I must be the odd man out, Ruby goes every four weeks to the groomer and thats the only time she gets a bath. I do use the wipes for her bottom and eyes when needed. She only goes on the deck when we go outside, she just doesn't like grass! I also brush her every other day and every week or so spray her with the BTB doggy cologne.


----------



## Littlemans Mom (Apr 6, 2005)

Indy gets a bath once a week, except we have waited longer this time because of his neutering. He isn't as fluffy as normal after waiting more than a week, also he doesn't have that fresh clean smell. He has been cleaning himself like a cat, I guess he misses his bath too


----------



## abbey (Apr 4, 2005)

I bathe Abbey twice a week. I use johnson's baby shampoo on her but I may try the oatmeal shampoo. She gets a little nasty from going outside to potty, especially now since every morning the grass is so dewy. I hate to see what things are going to be like in the winter. And she won't wear her boots for anything!







I hate when her feet get all wet 'cause then she has to go in her crate until she drys







~ she never gets dry enough with wiping her off with a towel, especially since I have cream colored carpet!


----------



## kodie (Aug 24, 2004)

every 7 - 10 days... depending how much PEE is on him!!! He's a sloppy boy.


----------



## Karen542 (May 4, 2005)

Peechie gets a bath once a week. Every Thursday. She knows, she runs and hides, poor thing







Then she smells like a petuna again


----------



## Brooks (Jun 27, 2005)

Most of the time I bath Tuck once a week, but he always wants to be outside, so it depends on how dirty he is. 
Ya'll sometimes he looks gray, he is so dusty.
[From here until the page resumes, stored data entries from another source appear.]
template <int WHICH>
__global__ __launch_bounds__(256) void k_trace_aux(TxWitnessDev w, fp *__restrict__ trace, size_t n) {
    constexpr bool PLAIN = WHICH != 2, WITH_H = WHICH != 1;
    const int t = blockIdx.x;
    const int r = blockIdx.y * 256 + threadIdx.x;
    const size_t g = (size_t)t * TXC + r;
    const fp *sv = w.s_old + 14 * (size_t)t, *rv = w.r_old + 14 * (size_t)t;
    const fp delta = w.deltas[t];
    const fp sigma = fp_sub(sv[12], delta);
    if (PLAIN) {
        for (int i = 0; i < 12; i++) {
            trace[(size_t)(65 + i) * n + g] = sv[i];
            trace[(size_t)(77 + i) * n + g] = rv[i];
        }
        trace[(size_t)89 * n + g] = delta;
        trace[(size_t)90 * n + g] = sigma;
        trace[(size_t)91 * n + g] = sv[13];
    }
    if (r < MERKLE_LEN) {
        if (PLAIN) {
            trace[(size_t)92 * n + g] = 0;
            trace[(size_t)93 * n + g] = 0;
        }
        return;
    }
    const int q = r - MERKLE_LEN;
    const uint64_t dv = fp_to_u64(delta), sg = fp_to_u64(sigma);
    if (PLAIN) {
        const int k = q < 64 ? q : 64;
        uint64_t dacc = k == 0 ? 0 : dv >> (64 - k), sacc = k == 0 ? 0 : sg >> (64 - k);
        trace[(size_t)56 * n + g] = (dacc & 1) ? FP_ONE : 0;
        trace[(size_t)57 * n + g] = small_to_fp(dacc);
        trace[(size_t)92 * n + g] = (sacc & 1) ? FP_ONE : 0;
        trace[(size_t)93 * n + g] = small_to_fp(sacc);
    }
    const uint8_t *sb = w.sig_s + 32 * (size_t)t;
    const uint64_t *h = w.h_limbs + 4 * (size_t)t;
    fp bs = 0, bh = 0;
    if (q >= 1) {
        const int step = q - 1 < SCALAR_MUL_LEN - 1 ? q - 1 : SCALAR_MUL_LEN - 1;
        const int bi = 254 - (step >> 1);
        bs = bit_le(sb, bi) ? FP_ONE : 0;
        bh = ((h[bi >> 6] >> (bi & 63)) & 1) ? FP_ONE : 0;
        if (q == SCALAR_MUL_LEN + 1) bs = FP_ONE;
    }
    if (PLAIN) trace[(size_t)18 * n + g] = bs;
    if (!WITH_H) return;
    trace[(size_t)37 * n + g] = bh;
    const int k = (q + 1) / 2 < 255 ? (q + 1) / 2 : 255;
    for (int c = 0; c < 4; c++) {
        const int width = c == 0 ? 63 : 64;
        const int start = c == 0 ? 0 : 63 + 64 * (c - 1);
        int kc = k - start;
        kc = kc < 0 ? 0 : kc > width ? width : kc;
        const uint64_t limb = h[3 - c];
        const uint64_t acc = kc == 0 ? 0 : (c == 0 ? (limb >> (63 - kc)) : (kc == 64 ? limb : limb >> (64 - kc)));
        trace[(size_t)(41 - c) * n + g] = small_to_fp(acc);
    }
}

}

I gave him a bath last night and he had a fly mated in his fur! 
What kind of detangler do ya'll use?


----------



## doctorcathy (May 17, 2004)

once every two months or something like that.


----------



## Baxter and Wally's Mom (Aug 18, 2005)

My theory is, if Baxter is going to jump in the tub while I'm running my water, he is going to get a bath! He has a game where he drops a toy in the tub, if I don't go after it fast enough, he goes for it. It is pretty funny when he comes up with his face covered in bubbles.


----------



## Baxter and Wally's Mom (Aug 18, 2005)

I'm going to try again, pic didn't show up.


----------



## LexiAndNikkisMom (Apr 13, 2004)

Cute picture!


----------



## Char-Luv-4-Maltese (Feb 26, 2005)

> _Originally posted by Baxter and Wally's Mom_@Sep 14 2005, 04:19 PM
> *
> 
> 
> ...


[/QUOTE]
Oh how cute I love that picture. 
I bath mine every 7-10 days sometimes sooner if they have a bad day when it is wet outside
Char


----------



## AJ (Jun 5, 2005)

> _Originally posted by Baxter and Wally's Mom_@Sep 14 2005, 05:19 PM
> *
> 
> 
> ...


[/QUOTE]
Aww...that is soo cute!!!





















You have the best water pictures of you babies...lol


----------



## Chilly dog (Aug 16, 2005)

I've had Chilly for just over a month and bathed him twice so... Every 2 weeks. He plays outside a lot but never gets too dirty and doesn't really smell (knowck on wood). Maybe because he's so young! That might change when eh gets older, I dunno.

-Mal&Chilly-


----------



## *tink's*mommy (Aug 15, 2005)

*Tinkerbell* gets a bath once a week or else she turns into *Stinkerbell*


----------



## Caesar's Mommie (Apr 8, 2004)

> _Originally posted by Baxter and Wally's Mom_@Sep 14 2005, 04:19 PM
> *
> 
> 
> ...


[/QUOTE]
That is such a cute picture!


----------



## Scoobydoo (May 26, 2005)

> _Originally posted by *Tink's*Mommy_@Sep 15 2005, 08:50 PM
> **Tinkerbell* gets a bath once a week or else she turns into *Stinkerbell*
> 
> 
> ...


[/QUOTE]

Awwwwwww poor Tinks, I am sure if she could read that she would get a complex
















I bathe Scooby once in between visits to the groomer which he has every 4 weeks so that would be every 2 weeks. He just doesn't seem to get very dirty or smelly, he always smells so nice to me, I clean his ears and face each couple of days and his butt if it is cruddy (rarely though). 
He goes outside when the sun is shining to get his daily dose of sun but we have all lawn in his yard so he rarely gets dirty out there. Yesterday it was raining all day so he just had to go out and get wet and his coat is so curly now, rain water always seems to do that to him, and he loves to play in the rain too.


----------



## Bridge (Jun 2, 2005)

I bathe him too much!! He gets a bath when he plays out in the yard and rolls around in the grass and when he goes on visits to my nieces where he gets dirty. I use a mild puppy shampoo on him though. So I'd say it's just about 2 or 3 times a week.


----------



## *tink's*mommy (Aug 15, 2005)

> _Originally posted by Scoobydoo+Sep 16 2005, 11:00 AM-->
> 
> 
> 
> ...


Awwwwwww poor Tinks, I am sure if she could read that she would get a complex
















I bathe Scooby once in between visits to the groomer which he has every 4 weeks so that would be every 2 weeks. He just doesn't seem to get very dirty or smelly, he always smells so nice to me, I clean his ears and face each couple of days and his butt if it is cruddy (rarely though). 
He goes outside when the sun is shining to get his daily dose of sun but we have all lawn in his yard so he rarely gets dirty out there. Yesterday it was raining all day so he just had to go out and get wet and his coat is so curly now, rain water always seems to do that to him, and he loves to play in the rain too.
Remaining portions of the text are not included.